If Bamberra doesn't trust the Doctor & Ace, and doesn't accept their story, why does she go to the trouble of driving them to the hotel? Similarly who's accepted that the Doctor is the Doctor and made enough fuss to get the Brigadier summoned to Carbury?

The Tardis scenes at the start are too dark and there's a reason for this: the wall sets had been destroyed since it's last appearance in Greatest Show in the Galaxy and the reduced lighting hides that the backgrounds are just drapes. I didn't say it hides them terribly well!

Bambera's exclamations of "Shame" seem to be an attempt to get another character to swear on screen without actually swearing - see Ace stories passim. We suggest you insert another short word beginning with SH every time she says it and her disgust for hitch hikers will become more evident!

Why does Ace think that the Knight might be an Android? That's because it's meant to be a futuristic Knight, rather than what we got. Unfortunately the costume people read the word Knight and immediately gave us something in the traditional vein rather than, as was intended, something that looked more like Top Gear's The Stig. Think of that, with lightsabres and better guns, not those horribly sparky things (again) and you'll be getting there.

This episode of Doctor Who has the dubious honour of having the lowest viewing figures of any episode of the original run, just 3.1 million. OK it was up against Coronation Street but even so..... This is how the record of lowest viewing figures for an episode of Doctor Who progressed:

Episode #DateStory & EpisodeRating
Million Viewers
1 23/11/1963 An Unearthly Child: An Unearthly Child 4.4
127 10/09/1966 The Smugglers: Episode One 4.3
129 24/09/1966 The Smugglers: Episode Three 4.2
251 07/06/1969 The War Games: Episode Eight 3.5
689 06/09/1989 Battlefield: Part One 3.1

This is the first episode of Doctor Who that aired after I made the transition to sixth form college from secondary school.
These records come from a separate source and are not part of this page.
template <bool L2>
__global__ void __launch_bounds__(NUM_THREADS, 1)
topk_tc_kernel(const __grid_constant__ CUtensorMap map_ah, const __grid_constant__ CUtensorMap map_al,
               const __grid_constant__ CUtensorMap map_bh, const __grid_constant__ CUtensorMap map_bl,
               const Unit* __restrict__ units, const int* __restrict__ n_units_p, int nkc, int k,
               const float* __restrict__ a_norms, const float* __restrict__ b_norms,
               int64_t a_total, int64_t b_total, float* __restrict__ part_key,
               int* __restrict__ part_idx, float* __restrict__ cand_key_buf,
               int* __restrict__ cand_idx_buf, unsigned* __restrict__ gthr, const int* __restrict__ row_map,
               int row_div) {
    constexpr int STAGES = V1_STAGES, STAGE_BYTES = V1_STAGE_BYTES;
    extern __shared__ uint8_t smem_raw[];
    uint8_t* smem = reinterpret_cast<uint8_t*>((reinterpret_cast<uintptr_t>(smem_raw) + 1023) & ~(uintptr_t)1023);
    TcShared<STAGES>* sh = reinterpret_cast<TcShared<STAGES>*>(smem + (size_t)STAGES * STAGE_BYTES);

    const int warp = threadIdx.x >> 5, lane = threadIdx.x & 31;
    const int n_units = *n_units_p;

    if (threadIdx.x == 0) {
        for (int s = 0; s < STAGES; s++) {
// ... 450 lines not shown
                    if (ptx::elect_one()) {
                        if (PAIR)
                            ptx::umma_commit_cg2_mc(&sh->tfull[acc], 3);
                        else
                            ptx::umma_commit(&sh->tfull[acc]);
                    }
                    __syncwarp();
                    NRB_TR(0, mma_gt, 1);
                    acc ^= 1;
                    if (acc == 0) acc_phase ^= 1;
                }
                if (ptx::elect_one()) {
                    if (PAIR)
                        ptx::umma_commit_cg2_mc(&sh->aempty[ab], 3);
                    else
                        ptx::umma_commit(&sh->aempty[ab]);
                }
                __syncwarp();
            }
        }
    } else if (warp >= EPI_WARP0) {
        ptx::setmaxnreg_inc<232>();
        EpiArgs ea{units, *n_units_p, k, pw, margin_scale, a_norms, b_norms, a_total, b_total, part_key, part_idx,
                   part_cnt, row_flags, reinterpret_cast<uint2*>(cand_key_buf), gthr, row_map, row_div, a_row_scale, b_scale, hot & 1, (hot & 2) ? 0 : 1, (hot & 4) ? 1 : 0, (hot & 8) ? 0 : 1};
        epilogue_run<L2, PAIR, true, A2>(ea, sh->tfull, sh->tempty, sh->nrm, &sh->xchg, tmem_base, warp, lane, rank);
    }

    ptx::tcgen05_fence_before();
    if (PAIR) {
        __syncwarp();
        ptx::cluster_sync_all();
    } else {
        __syncthreads();
    }
    if (warp == 1) {
        ptx::tcgen05_fence_after();
        if (PAIR)
            ptx::tmem_dealloc_cg2(tmem_base, TMEM_COLS);
        else
            ptx::tmem_dealloc(tmem_base, TMEM_COLS);
    }
}

#define NRB_TC3_PARAMS                                                                                              \
    const __grid_constant__ CUtensorMap map_ah, const __grid_constant__ CUtensorMap map_bh,                         \
        const Unit *__restrict__ units, const int *__restrict__ n_units_p, int nkc, int k, int pw, float margin_scale, \
        const float *__restrict__ a_norms, const float *__restrict__ b_norms, int64_t a_total, int64_t b_total,    \
// ... 154 lines not shown
            NRB_TC_LAUNCH(topk_tc2_kernel<true>, V2_SMEM);
        else
            NRB_TC_LAUNCH(topk_tc2_kernel<false>, V2_SMEM);
    }
#undef NRB_TC_LAUNCH
    NRB_LAUNCH_CHECK();
    return NRB_OK;
}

This is also the first episode of Doctor Who that I recorded off the television! We bought our first video recorder that summer and already by this point I owned Spearhead from Space, Day of the Daleks, Death to the Daleks, Revenge of the Cybermen and Terror of the Zygons on video. I still have the recorded copy of Battlefield, and all four stories this season, to this day and was almost tempted to dig it out to watch for the blog!.
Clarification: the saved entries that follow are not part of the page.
template <bool TRI>
__global__ __launch_bounds__(256) void gmm_exact_kernel(GmmExactArgs a) {
  use_device_shift(a);
  if (*a.flag == a.gen) return;
  __shared__ __attribute__((aligned(16))) float stage[4][32 * EXACT_PITCH];
  const int lane = threadIdx.x & 63, wave = threadIdx.x >> 6;
  const int g = lane >> 4, n16 = lane & 15;
  const int wave_global = blockIdx.x * 4 + wave;
  const int n_waves = gridDim.x * 4;
  const int n_groups = a.offsets[a.K] >> 5;
  float* st = stage[wave];
  (void)n_waves, (void)wave_global;
  __shared__ int s_off[EXACT_OFF_LDS];
  __shared__ int s_next;
  const bool off_lds = a.K + 1 <= EXACT_OFF_LDS;
  const int per_block = (n_groups + (int)gridDim.x - 1) / (int)gridDim.x;
  const int b_begin = (int)blockIdx.x * per_block, b_end = b_begin + per_block < n_groups ? b_begin + per_block : n_groups;
  if (threadIdx.x == 0) s_next = b_begin;
  if (off_lds)
    for (int i = threadIdx.x; i <= a.K; i += 256) s_off[i] = a.offsets[i];
  __syncthreads();
  auto offset_of = [&](int kk) { return off_lds ? s_off[kk] : a.offsets[kk]; };
  int k = -1;
  float ck = 0.f;
  float4 A[4][4], M[4];
  for (;;) {
    int g_begin = 0;
    if (lane == 0) g_begin = atomicAdd(&s_next, EXACT_DRAW);
    g_begin = __builtin_amdgcn_readfirstlane(g_begin);
    if (g_begin >= b_end) break;
    const int g_end = g_begin + EXACT_DRAW < b_end ? g_begin + EXACT_DRAW : b_end;
  for (int grp = g_begin; grp < g_end; ++grp) {
    EXACT_STAMP(0);
    int kg = k;
    if (kg < 0 || offset_of(kg) > 32 * grp || offset_of(kg + 1) <= 32 * grp) {
      int lo = 0, hi = a.K;
      while (hi - lo > 1) {
        const int mid = (lo + hi) >> 1;
        if (offset_of(mid) <= 32 * grp) lo = mid; else hi = mid;
      }
      kg = lo;
    }
    if (kg != k) {
      k = kg;
      ck = a.const_k[k];
      const float4* ak = reinterpret_cast<const float4*>(a.afrag) + (size_t)k * (AFRAG_FLOATS / 4) + lane;
      const float4* mk = reinterpret_cast<const float4*>(a.mfrag) + (size_t)k * 16 + g;
#pragma unroll
      for (int jb = 0; jb < 4; ++jb) {
        M[jb] = mk[jb * 4];
#pragma unroll
        for (int st4 = 0; st4 < 4; ++st4)
          if (!TRI || st4 <= jb) A[jb][st4] = ak[(jb * 4 + st4) * 64];
      }
    }
    const int nvalid = a.counts[k] - (32 * grp - offset_of(k));
#ifdef JD_EXACT_STAMPS
    if (lane == 0) a.stamps[(size_t)grp * 8 + 7] = (unsigned long long)((nvalid << 8) | (k & 255));
    { float touch = A[0][0].x + M[0].x; asm volatile("" ::"v"(touch)); }
#endif
    EXACT_STAMP(1);
    {
      const int q = lane >> 1, hh = lane & 1;
      const bool have = q < nvalid;
      const int n = have ? a.order_n[32 * grp + q] : 0;
      const int py = n / a.nPx, px = n - py * a.nPx;
      const int x0 = px * a.stride + 4 * hh - a.shift_x;
      const bool straight = x0 >= 0 && x0 + 3 < a.W;
      const int xw[4] = {wrap(x0, a.W), wrap(x0 + 1, a.W), wrap(x0 + 2, a.W), wrap(x0 + 3, a.W)};
      float4 rows[8];
#pragma unroll
      for (int r = 0; r < 8; ++r) {
        const float* row = a.flux + (size_t)wrap(py * a.stride + r - a.shift_y, a.H) * a.W;
        if (straight) {
          const F4U v = *reinterpret_cast<const F4U*>(row + x0);
          rows[r] = make_float4(v.x, v.y, v.z, v.w);
        } else {
          rows[r] = make_float4(row[xw[0]], row[xw[1]], row[xw[2]], row[xw[3]]);
        }
      }
#pragma unroll
      for (int r = 0; r < 8; ++r) *reinterpret_cast<float4*>(st + q * EXACT_PITCH + 8 * r + 4 * hh) = rows[r];
    }
    EXACT_STAMP(2);
    int n[2];
    bool valid[2];
    float x[2][16];
#pragma unroll
    for (int nb = 0; nb < 2; ++nb) {
      const int q = 16 * nb + n16;
      valid[nb] = q < nvalid;
      n[nb] = valid[nb] ? a.order_n[32 * grp + q] : 0;
#pragma unroll
      for (int s4 = 0; s4 < 16; ++s4) x[nb][s4] = valid[nb] ? st[q * EXACT_PITCH + 4 * s4 + g] : 0.f;
      const float mean = patch_mean_groups(x[nb]);
#pragma unroll
      for (int s4 = 0; s4 < 16; ++s4) x[nb][s4] -= mean;
    }
#ifdef JD_EXACT_STAMPS
    { float touch = x[0][0] + x[1][15]; asm volatile("" ::"v"(touch)); }
#endif
    EXACT_STAMP(3);
    f32x4 y[4][2];
#pragma unroll
    for (int jb = 0; jb < 4; ++jb) {
      y[jb][0] = y[jb][1] = f32x4{M[jb].x, M[jb].y, M[jb].z, M[jb].w};
#pragma unroll
      for (int st4 = 0; st4 < 4; ++st4) {
        if (TRI && st4 > jb) continue;
#pragma unroll
        for (int e = 0; e < 4; ++e)
#pragma unroll
          for (int nb = 0; nb < 2; ++nb)
            y[jb][nb] = __builtin_amdgcn_mfma_f32_16x16x4f32(f4_get(A[jb][st4], e), x[nb][4 * st4 + e], y[jb][nb], 0, 0, 0);
      }
    }
#ifdef JD_EXACT_STAMPS
    { float touch = y[3][1][3] + y[0][0][0]; asm volatile("" ::"v"(touch)); }
#endif
    EXACT_STAMP(4);
#pragma unroll
    for (int nb = 0; nb < 2; ++nb) {
      const float l = fmaf(-0.5f, sum_lane_groups(sum_squares(y, nb)), ck);
      const int tie = a.grec ? 32 * grp + 16 * nb + n16 : k;
      if (a.lrec) {
        if (g == 0 && valid[nb]) a.lrec[32 * grp + 16 * nb + n16] = l;
      } else if (g == 0 && valid[nb] && l > -INFINITY) {
        atomicMax(a.best + n[nb], best_key(l, tie));
      }
    }
    EXACT_STAMP(5);
    if (a.grec) {
      float* rows[2] = {a.grec + (size_t)(32 * grp + n16) * D, a.grec + (size_t)(32 * grp + 16 + n16) * D};
      patch_gradient_rows<TRI>(y, a.gfrag, k, lane, valid, rows);
    }
#ifdef JD_EXACT_STAMPS
    __builtin_amdgcn_s_waitcnt(0);
#endif
    EXACT_STAMP(6);
  }
  }
}
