# youtalk/opencv-ar

Hardware: AMD Instinct MI355X
Metric: frames/sec at 1920x1080, 16 markers/frame; 1/2/4/8 MI355X (higher is better)
Workload: dtype u8

## Files before the change

include/ocvar_hip.h:

```cpp
#ifndef OCVAR_HIP_H
#define OCVAR_HIP_H

#include <stddef.h>
#include <stdint.h>

#ifdef __cplusplus
extern "C" {
#endif

typedef struct { int width, height; double cameraMatrix[9]; double distCoeffs[5]; double glProjection[16]; } OcvarCamera;
typedef struct { int width, height; double scale; long long code[4]; } OcvarTemplate;
typedef struct {
    double glMatrix[16]; int templateId; int markerId; double score; float square[8]; double aspectRatio;
} OcvarMarker;

typedef struct {
    int markerId, templateId, orient, valid;
    long long bit;
    float square[8];
    float patPoint[8];
} OcvarCandidate;

typedef struct OcvarHip OcvarHip;

enum {
    OCVAR_OK = 0,
    OCVAR_E_NO_DEVICE = -1,
    OCVAR_E_ARG = -2,
    OCVAR_E_HIP = -3,
    OCVAR_E_CAPACITY = -4
};

enum { OCVAR_MAX_TEMPLATES = 4096, OCVAR_MAX_TEMPLATE_SIZES = 16, OCVAR_MAX_QUADS = 256, OCVAR_MAX_MARKERS = 64,
       OCVAR_MAX_QUADS_EX = 1792 ,
       OCVAR_MAX_QUADS_DENSE = 16384, OCVAR_MAX_MARKERS_DENSE = 4096  };

int ocvar_hip_create(OcvarHip** ctx, int device, int max_width, int max_height, int max_batch);
int ocvar_hip_create_ex(OcvarHip** ctx, int device, int max_width, int max_height, int max_batch, int max_quads);
int ocvar_hip_create_dense(OcvarHip** ctx, int device, int max_width, int max_height, int max_batch, int max_quads, int max_markers);
int ocvar_hip_max_markers(const OcvarHip* ctx);
void ocvar_hip_destroy(OcvarHip* ctx);
const char* ocvar_hip_last_error(const OcvarHip* ctx);
int ocvar_hip_capacity_flags(const OcvarHip* ctx);

typedef struct OcvarGate OcvarGate;
int ocvar_hip_gate_create(OcvarGate** gate, int device, int width);
int ocvar_hip_gate_create_lanes(OcvarGate** gate, int device, int width, int lanes);
int ocvar_hip_gate_lanes(const OcvarGate* gate);
void ocvar_hip_gate_destroy(OcvarGate* gate);
int ocvar_hip_set_gate(OcvarHip* ctx, OcvarGate* gate);

int ocvar_hip_set_templates(OcvarHip* ctx, const OcvarTemplate* templates, int n);
int ocvar_hip_set_camera(OcvarHip* ctx, const OcvarCamera* camera);

enum { OCVAR_FMT_BGR = 0, OCVAR_FMT_RGB = 1, OCVAR_FMT_BGRA = 2, OCVAR_FMT_RGBA = 3, OCVAR_FMT_GRAY = 4 };
int ocvar_hip_set_input_format(OcvarHip* ctx, int format);

enum { OCVAR_MAX_REFINE_HALF_WIN = 15 };
int ocvar_hip_set_corner_refine(OcvarHip* ctx, int half_win, int max_iter, float eps);

enum { OCVAR_MAX_BOARD_MARKERS = 256 };
typedef struct { int templateId; int pad; double corner[8]; } OcvarBoardMarker;
typedef struct {
    double glMatrix[16];
    double rvec[3], tvec[3];
    double rms;
    int n_markers;
    int status;
} OcvarBoardPose;
int ocvar_hip_set_board(OcvarHip* ctx, const OcvarBoardMarker* markers, int n);
int ocvar_hip_board_poses(OcvarHip* ctx, OcvarBoardPose* poses, int n_frames);
int ocvar_hip_board_poses_to_device(OcvarHip* ctx, OcvarBoardPose* d_poses, void* stream);

enum { OCVAR_MAX_OVERLAYS = 64, OCVAR_MAX_OVERLAY_SIDE = 1024 };
int ocvar_hip_set_overlay(OcvarHip* ctx, int template_id, const uint8_t* h_rgba, int width, int height, int row_stride);
int ocvar_hip_render(OcvarHip* ctx, uint8_t* d_frames, int width, int height, int row_stride, size_t frame_stride, int format,
                     void* stream);
int ocvar_hip_render_records(OcvarHip* ctx, uint8_t* d_frames, int width, int height, int row_stride, size_t frame_stride,
                             int n_frames, int format, const OcvarMarker* d_markers, const int* d_counts, int records_per_frame,
                             void* stream);

enum { OCVAR_MAX_PATCH_SIDE = 256, OCVAR_PATCH_FLIP_ROWS = 1, OCVAR_PATCH_MATCHED_ONLY = 2 };
int ocvar_hip_patches(OcvarHip* ctx, const uint8_t* d_frames, int width, int height, int row_stride, size_t frame_stride, int format,
                      uint8_t* d_patches, int patch_w, int patch_h, int records_per_frame, int flags, int* d_status, void* stream);
int ocvar_hip_patches_records(OcvarHip* ctx, const uint8_t* d_frames, int width, int height, int row_stride, size_t frame_stride,
                              int n_frames, int format, const OcvarMarker* d_markers, const int* d_counts, int records_per_frame,
                              uint8_t* d_patches, int patch_w, int patch_h, int flags, int* d_status, void* stream);
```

A large amount of Battlefield is recorded on location with very little of the action in this episode occurring in the studio. Fulmer Plant Park in Buckinghamshire is then location for the garden centre that the Brigadier & Doris visit quite close to Little Paston which is where the scenes at their home were recorded. The majority of the action in this story occurs at locations in Lincolnshire with Twyford Wood providing the location for the Tardis landing site while Hambleton Old Hall serves as the Gore Crow Hotel. Nearby Hambleton Ridge is where Bambera radios the convoy for assistance and is also probably the location where the shots of the UNIT convoy is in difficulty were recorded from using Barnsdale on the other side of the lake. Finally the shot of the Knight crashing into the hill was filmed at Castle Cement Quarry about 5 miles away from the other Lincolnshire locations.